Prometheus server stores the collected metrics in a time-series database where a unique combination of metric name, labels, and a timestamp identifies each time-series. The metric name represents the type of metric, such as HTTP requests, CPU usage, or memory usage. The labels provide additional metadata that can be used to differentiate between instances of the same metric, such as server hostname, service name, or version. The timestamp represents the time when the metric was collected.

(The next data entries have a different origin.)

template <int N1, int N2, bool PURE, int AK>
__device__ __noinline__ uint32_t net_backward(CtaShared* cs, const DevProblem* Pp, const DevTerm* tmp, int slot,
                                              uint32_t phase) {
  extern __shared__ __align__(1024) uint8_t smem[];
  constexpr int C = 1 + N1 + N2;
  const DevTerm& tm = *tmp;
  const int net_id = tm.used_net[slot];
  const DevNet& net = Pp->nets[net_id];
  const DevChan& dc = tm.chan[slot];
  const TcNetSmem ns = cs->nets[net_id];
  const float* fp = reinterpret_cast<const float*>(smem + ns.fp);
  uint8_t* tP = smem + cs->off_P;
  uint8_t* tQ = smem + cs->off_Q;
  const Misc ms = misc_of(smem + cs->off_misc, cs->mx_dim, cs->mx_taps);
  const uint32_t accm = 0;
  float* partial = cs->partial;
  PassInfo<N1, N2> pi;
  load_pass<N1, N2>(pi, net, dc);
  const int L = pi.L, TL = pi.TL;
  const Tid t = tid_of();
  const int tid = t.tid, p = t.p;
  uint32_t ld_phase = (phase >> 1) & 1u;
  float x[PINN_MAX_IN];
#pragma unroll
  for (int k = 0; k < PINN_MAX_IN; ++k) x[k] = (k < pi.d_in) ? ms.Xs[dc.rows[k] * kTcPts + p] : 0.f;
  uint8_t* stash_slot = cs->stash + (size_t)slot * cs->tl_max * kTcMaxC * kTileBytes;

  dbg_mark(cs, 20);
  float ub[C];
  gather_ubar<C>(tm, slot, ms, p, ub);
  if (t.hh == 0) {
#pragma unroll
    for (int c = 0; c < C; ++c) ms.scratch[c * kTcPts + p] = ub[c];
  }
  last_layer_grad<C>(t, ub, pi.nL, partial + net.w_off[L - 1], partial + net.b_off[L - 1], tc::smem_u32(tQ), tc::smem_u32(tP),
                     kTileBytes, 0u, accm + TM_Y, kTcW);

  const uint32_t sP = tc::smem_u32(tP), sQ = tc::smem_u32(tQ);
  const int wg = tid >> 7;
  float* hand = tc::s_acc + TM_X * kAccRows;
  float* wpart = reinterpret_cast<float*>(tP);
  float* bpart = ms.scratch;
  static_assert(4 * 64 <= kTcMaxC * kTcPts, "the bias partials fit ms.scratch");
  for (int l = TL; l >= 1; --l) {
    const int n_in = net.dims[l], n_out = net.dims[l + 1];
    const int act = net.acts[l];
    float* gb = partial + net.b_off[l];
    float* gw = partial + net.w_off[l];
    const float* bt = fp + Fp::BT + (l - 1) * 64;
    const uint32_t whi = tc::smem_u32(smem + ns.w_hi[l - 1]);
    dbg_mark(cs, 21);
    if (tid == 0 && l == TL) {
      const uint8_t* src = stash_slot + (size_t)(l - 1) * kTcMaxC * kTileBytes;
      tc::mbar_arrive_expect_tx(ms.bar_ld, C * kTileBytes);
      for (int c = 0; c < C; ++c) tc::bulk_load(tQ + c * kTileBytes, src + (size_t)c * kTileBytes, kTileBytes, ms.bar_ld);
    }
    wait_bar(ms.bar_ld, ld_phase);
    dbg_mark(cs, 22);
    {
      float d[C][16];
      fwd_mma_any<C>(d, sQ, sQ, whi, whi, n_in / 16, false);
      __syncthreads();
      dbg_mark(cs, 24);
      const LoopCtx lc(tc::smem_u32(fp), tc::smem_u32(bt), sP, sQ, t, act, 0, l == TL);
      tl_bwd_frag<N1, N2, PURE, AK, C>(d, lc, pi.ch, ms.scratch);
    }
    tc::fence_async_smem();
    __syncthreads();
    dbg_mark(cs, 26);
    {
      float d[C][16];
      dgrad_mma_any<C>(d, sP, whi, n_out / 16);
#pragma unroll
      for (int c = 0; c < C; ++c) frag_store_rows(hand + c * 64 * kAccRows + 32 * wg, kAccRows, d[c]);
    }
    dbg_mark(cs, 27);
    {
      float dw[32], db[8];
      wgrad_mma<C>(dw, db, sP, sQ, tc::smem_u32(smem + cs->off_ones));
      __syncthreads();
      if (tid == 0 && l > 1) {
        const uint8_t* src = stash_slot + (size_t)(l - 2) * kTcMaxC * kTileBytes;
        tc::mbar_arrive_expect_tx(ms.bar_ld, C * kTileBytes);
        for (int c = 0; c < C; ++c) tc::bulk_load(tQ + c * kTileBytes, src + (size_t)c * kTileBytes, kTileBytes, ms.bar_ld);
      }
      frag_store_rows(wpart + wg * 64 * 64, 64, dw);
      if ((t.lane & 3) == 0) {
        const int o = 16 * (t.warp & 3) + (t.lane >> 2);
        bpart[wg * 64 + o] = db[0];
        bpart[wg * 64 + o + 8] = db[2];
      }
    }
    __syncthreads();
    dbg_mark(cs, 28);
#pragma unroll 1
    for (int e = tid; e < 64 * 64; e += kTcThreads) {
      const int k = e >> 6, o = e & 63;
      if (k < n_in && o < n_out) atomicAdd(gw + o + (long long)n_out * k, ((wpart[e] + wpart[4096 + e]) + wpart[8192 + e]) + wpart[12288 + e]);
    }
    if (tid < n_out) atomicAdd(gb + tid, ((bpart[tid] + bpart[64 + tid]) + bpart[128 + tid]) + bpart[192 + tid]);
  }

  {
    __syncthreads();
    dbg_mark(cs, 29);
    const int act0 = net.acts[0];
    float* gb0 = partial + net.b_off[0];
    float* gw0 = partial + net.w_off[0];
    if (TL == 0) {
      const LoopCtx lc(tc::smem_u32(fp), tc::smem_u32(fp), sP, sQ, t, act0, pi.n1w / GW, 1, 0, gb0, gw0);
      l0_bwd_loop<N1, N2, PURE, AK>(lc, pi, x, ub);
    } else {
      coord_tiles<N1>(t, sQ, x, pi.dir1, N2 > 0);
      const LoopCtx lc(tc::smem_u32(fp), tc::smem_u32(fp), sP, sQ, t, act0, pi.n1w / GWB, 0);
      l0_bwd_store_loop<N1, N2, PURE, AK>(lc, pi, x);
      layer0_grad<N1>(t, sP, kTileBytes, 0u, sQ, N2 > 0, accm + TM_Y, kTcW, pi.n1w, pi.d_in, gw0, gb0);
    }
  }
  __syncthreads();
  dbg_mark(cs, 30);
  return (ld_phase << 1) | (phase & 1u);
}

Prometheus provides a built-in query language called PromQL, which allows users to retrieve and aggregate metrics based on various criteria, such as metric name, labels, time range, or mathematical expressions. The query results can be visualized using various tools, such as Grafana, or integrated with alerting systems, such as Alertmanager, to trigger alerts based on predefined rules and thresholds.
Setup and Configuration
To get started with Prometheus monitoring, you need to set up a Prometheus server and configure it to scrape the targets that you want to monitor. Prometheus can be installed on various platforms, such as Linux, macOS, or Windows, and run as a standalone binary or a Docker container, which we'll use in this guide.

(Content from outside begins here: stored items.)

# mittagessen/conformer_ocr

Measured on AMD Instinct MI355X. Metric: text lines/sec (whole node) + CER vs reference, 96×1200 bf16 batch, higher is better.
Workload: dtype bf16; 1 GPU; cfg2: conformer D=256 L=12 heads=4 sub_ch=256, batch 32 x 96x1200 per GPU, forward + CTC greedy; batches_in_queue=1, parallelism=1 independent rank(s), weights by one RCCL broadcast, streams_per_gpu=4, hipgraph_replay=True, launched_by=in-process, gpu_max_hw_queues=4, gpu_max_hw_queues_preset_by_caller=True

## Files before the change

### conformer_ocr_amd/csrc/cocr_api.hip

```cpp
#include <hip/hip_runtime.h>

#include <algorithm>
#include <cmath>
#include <cstdarg>
#include <cstdio>
#include <cstdlib>
#include <cstring>
#include <map>
#include <string>
#include <thread>
#include <vector>

#include "../../include/cocr.h"
#include "attention.hip.h"
#include "common.hip.h"
#include "conv.hip.h"
#include "ctc.hip.h"
#include "ctc_lm.hip.h"
#include "ctc_loss.hip.h"
#include "ctc_align.hip.h"
#include "train.hip.h"
#include "train_enc.hip.h"
#include "gemm.hip.h"
#include "ffn.hip.h"
#include "rowchain_args.hip.h"
#include "pack.hip.h"
#include "frontend.hip.h"
#include "norm.hip.h"
#include "preproc.hip.h"
#include "page.hip.h"
#include "augment.hip.h"
#include "score.hip.h"

static thread_local char g_err[512] = "";
static int fail(int code, const char *fmt, ...) {
    va_list ap;
    va_start(ap, fmt);
    vsnprintf(g_err, sizeof(g_err), fmt, ap);
    va_end(ap);
    return code;
}
#define HIP_TRY(expr)                                                                                      \
    do {                                                                                                   \
        hipError_t e_ = (expr);                                                                            \
        if (e_ != hipSuccess) return fail(COCR_EHIP, "%s failed: %s (%s:%d)", #expr, hipGetErrorString(e_), __FILE__, __LINE__); \
    } while (0)

extern "C" const char *cocr_last_error(void) { return g_err; }
#ifndef COCR_SRC_HASH
#define COCR_SRC_HASH "unknown"
#endif
extern "C" const char *cocr_version(void) { return "cocr-hip 0.2 (gfx950) src=" COCR_SRC_HASH; }

struct HostTensor {
    std::vector<float> data;
    std::vector<int64_t> shape;
    bool set = false;
};

struct FfnW { size_t ln_g, ln_b, w1, b1, w2, b2; };
struct LayerW {
    FfnW ffn[2];
    size_t a_ln_g, a_ln_b, wqkv, bqkv, ub, vb, wpos, wo, bo;
    size_t c_ln_g, c_ln_b, wpw1, bpw1, dww, dwb, wpw2, bpw2;
    size_t f_ln_g, f_ln_b;
};
struct StageW { size_t dw_w, dw_b, pw_w, pw_b; };
struct BlobPlan {
    size_t w0, b0;
    std::vector<StageW> stages;
    size_t wout, bout;
    std::vector<LayerW> layers;
    size_t wdec, bdec;
    size_t total = 0;
};

template <typename E> struct DevBuf {
    E *p = nullptr;
    size_t n = 0;
    const bool pinned;
    explicit DevBuf(bool pinned_ = false) : pinned(pinned_) {}
    DevBuf(const DevBuf &) = delete;
    DevBuf &operator=(const DevBuf &) = delete;
    ~DevBuf() { release(); }
    void release() {
        if (p) (void)(pinned ? hipHostFree(p) : hipFree(p));
        p = nullptr; n = 0;
    }
    hipError_t grow(size_t need, size_t alloc = 0) {
        if (need <= n) return hipSuccess;
        release();
        alloc = std::max(need, alloc);
        void *q = nullptr;
        const hipError_t e = pinned ? hipHostMalloc(&q, alloc * sizeof(E)) : hipMalloc(&q, alloc * sizeof(E));
        if (e != hipSuccess) return e;
        p = static_cast<E *>(q); n = alloc;
        return hipSuccess;
    }
};
template <typename E> static hipError_t grow_pair(DevBuf<E> &dev, DevBuf<E> &host, size_t need, size_t alloc = 0) {
    if (need <= dev.n && need <= host.n) return hipSuccess;
    dev.release(); host.release();
    hipError_t e = dev.grow(need, alloc);
    if (e == hipSuccess && (e = host.grow(need, alloc)) != hipSuccess) dev.release();
    return e;
}

#define COCR_RING_SLOTS 16
struct UploadRing {
    DevBuf<unsigned char> dev, host{true};
    hipEvent_t ev[COCR_RING_SLOTS] = {};
    int slot = 0;
    size_t at = 0;
    ~UploadRing() {
        for (hipEvent_t e : ev)
            if (e) (void)hipEventDestroy(e);
    }
    template <typename E> hipError_t stage(size_t bytes, E *&h, E *&d) {
        const size_t need = (bytes + 15) / 16 * 16 * COCR_RING_SLOTS;
        hipError_t e = hipSuccess;
        if (need > dev.n || need > host.n) {
            if ((e = hipDeviceSynchronize()) != hipSuccess) return e;
            if ((e = grow_pair(dev, host, need, (bytes + bytes / 2 + 15) / 16 * 16 * COCR_RING_SLOTS)) != hipSuccess) return e;
        }
        slot = (slot + 1) % COCR_RING_SLOTS;
        e = ev[slot] ? hipEventSynchronize(ev[slot]) : hipEventCreateWithFlags(&ev[slot], hipEventDisableTiming);
        at = dev.n / COCR_RING_SLOTS / 16 * 16 * (size_t)slot;
        h = reinterpret_cast<E *>(host.p + at); d = reinterpret_cast<E *>(dev.p + at);
        return e;
    }
    hipError_t commit(size_t bytes, hipStream_t s) {
        const hipError_t e = hipMemcpyAsync(dev.p + at, host.p + at, bytes, hipMemcpyHostToDevice, s);
        return e != hipSuccess ? e : hipEventRecord(ev[slot], s);
    }
};

struct ProfRec { int fam; hipEvent_t a, b; };
struct TrainState;

struct cocr_model {
    cocr_hparams hp;
    int device = 0;
    int D, C, L, heads, dh, dhp, ff, ksz, ncls, H, snum;
    int rD = 0, rff = 0, rdh = 0;
    bool padded = false;
    std::vector<int> feats;
    std::map<std::string, HostTensor> host;
    std::vector<std::string> names;
    int dtype = -1;
    unsigned char *blob = nullptr;
    BlobPlan plan;
    unsigned char *packed = nullptr;
    bf16_t *fpack = nullptr;
    bool packed_stale = true;
    unsigned char *ptab = nullptr;
    size_t ptab_stride = 0;
    bool ptab_stale = true;
    cocr_model *owner = nullptr;
    unsigned long long wgen = 1, seen_wgen = 0;
    std::vector<cocr_model *> sharers;
    int capN = 0, capW = 0;
    std::vector<void *> ws_allocs;
    void *z_a = nullptr, *z_b = nullptr;
    float *x = nullptr;
    void *g_lines = nullptr;
    float *g_logits = nullptr;
    void *xn = nullptr, *hid = nullptr, *q = nullptr, *k = nullptr, *vt = nullptr, *ctx = nullptr, *glu = nullptr, *dwo = nullptr;
    size_t qkv_bytes = 0;
    int vtN = -1, vtT = -1;
    int pos_maxlen = COCR_POS_MAXLEN;
    DevBuf<unsigned char> pre_buf;
    DevBuf<unsigned char> page_buf;
    UploadRing lens_ring;
    DevBuf<int32_t> ctc_lab;
    DevBuf<float> ctc_val;
    const float *amax_logits = nullptr;
    int amax_rows = 0;
    bool amax_ok = false;
    DevBuf<float> tr_pad;
    DevBuf<unsigned char> beam_bp;
    DevBuf<unsigned char> lm_scratch;
    UploadRing target_ring;
    DevBuf<float> loss_ws;
    DevBuf<unsigned> align_ws;
    UploadRing score_ring;
    DevBuf<unsigned> score_ws;
    int score_lds_max = 64 * 1024;
    int lastN = 0, lastT = 0;
    DevBuf<float> tr_part;
    float *tr_state = nullptr;
    long tr_step = 0;
    int tr_kind = -1;
    bool use_graph = false;
    struct GraphEntry { const void *lines; float *logits; int N, W, dtype; hipStream_t s; hipGraphExec_t exec; int rows; };
    std::vector<GraphEntry> graphs, graph_seen;
    bool debug = false;
    unsigned long long *stamps = nullptr;
    bool no_pad = false;
    bool beam_ref = false;
    bool no_front96 = false;
    bool no_front32 = false;
    bool no_dw_fuse = false;
    int chain_rows = 0;
    bool no_front_chain = false;
    bool ffn_probe = false;
    int att_resident_min = 192;
    bool att_resident_long = false;
    bool att_tiled = false;
    bool no_kskip = false;
    bool chain_xcd = true;
    bool no_chain = false;
    std::map<std::string, std::pair<float *, int64_t>> taps;
    DevBuf<float> tapbuf;
    TrainState *train = nullptr;
    bool profile = false;
    std::vector<ProfRec> prof;
    std::vector<hipEvent_t> ev_pool;
};

static const char *FAMILIES[] = {"frontend_fused", "frontend_conv12", "frontend_dw", "gemm_front_pw", "gemm_front_out", "layernorm",
                                 "gemm_ffn_up", "gemm_ffn_down", "ffn_fused", "chain_ffn_qkv", "chain_front_ffn_qkv", "chain_attn_out_glu", "chain_pw2_ffn_ffn_qkv", "chain_pw2_ffn", "gemm_qkv", "attention", "gemm_attn_out", "gemm_glu",
                                 "dwconv", "gemm_pw2", "gemm_decoder", "ctc_greedy", "ctc_beam", "ctc_loss", "ffn_probe", "event_pair_overhead"};
enum { FAM_FRONT96, FAM_CONV12, FAM_FDW, FAM_FPW, FAM_FOUT, FAM_LN, FAM_FFN_UP, FAM_FFN_DOWN, FAM_FFN_FUSED, FAM_CH_FIRST, FAM_CH_FRONT, FAM_CH_A, FAM_CH_B, FAM_CH_LAST, FAM_QKV, FAM_ATTN, FAM_AOUT, FAM_GLU,
       FAM_DW, FAM_PW2, FAM_DEC, FAM_GREEDY, FAM_BEAM, FAM_LOSS, FAM_FFN_PROBE, FAM_EMPTY, FAM_COUNT };

static void drop_graphs(cocr_model *m) {
    for (auto &g : m->graphs) (void)hipGraphExecDestroy(g.exec);
    m->graphs.clear();
    m->graph_seen.clear();
}

static int out_len1(int l) { return l >= 1 ? (l - 1) / 2 + 1 : 0; }
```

Once the Prometheus server is up and running, you need to configure it to scrape the targets by defining a set of scrape jobs in the prometheus.yml configuration file. A scrape job specifies the target endpoints, the interval at which the metrics should be scrapped, and any additional options or filters. For example, the following scrape job configures Prometheus to scrape metrics from a Node.js server that exposes metrics on the default port:
scrape_configs:
- job_name: 'nodejs'
scrape_interval: 5s
static_configs:
- targets: ['host.docker.internal:3000']
This configuration tells Prometheus to scrape the metrics every 5 seconds from the target endpoint host.docker.internal:3000 and store them in the time-series database.
PromQL Queries
After configuring Prometheus to scrape your targets, you can start querying the collected metrics using PromQL. PromQL is a flexible and powerful query language that allows you to perform various types of aggregations, filtering, and calculations on the collected metrics.
To get started with PromQL, you can use the Prometheus expression browser, which provides a web-based interface to explore and test PromQL queries. The expression browser allows you to select the metric name, labels, time range, and aggregation functions and displays the query result as a graph or table.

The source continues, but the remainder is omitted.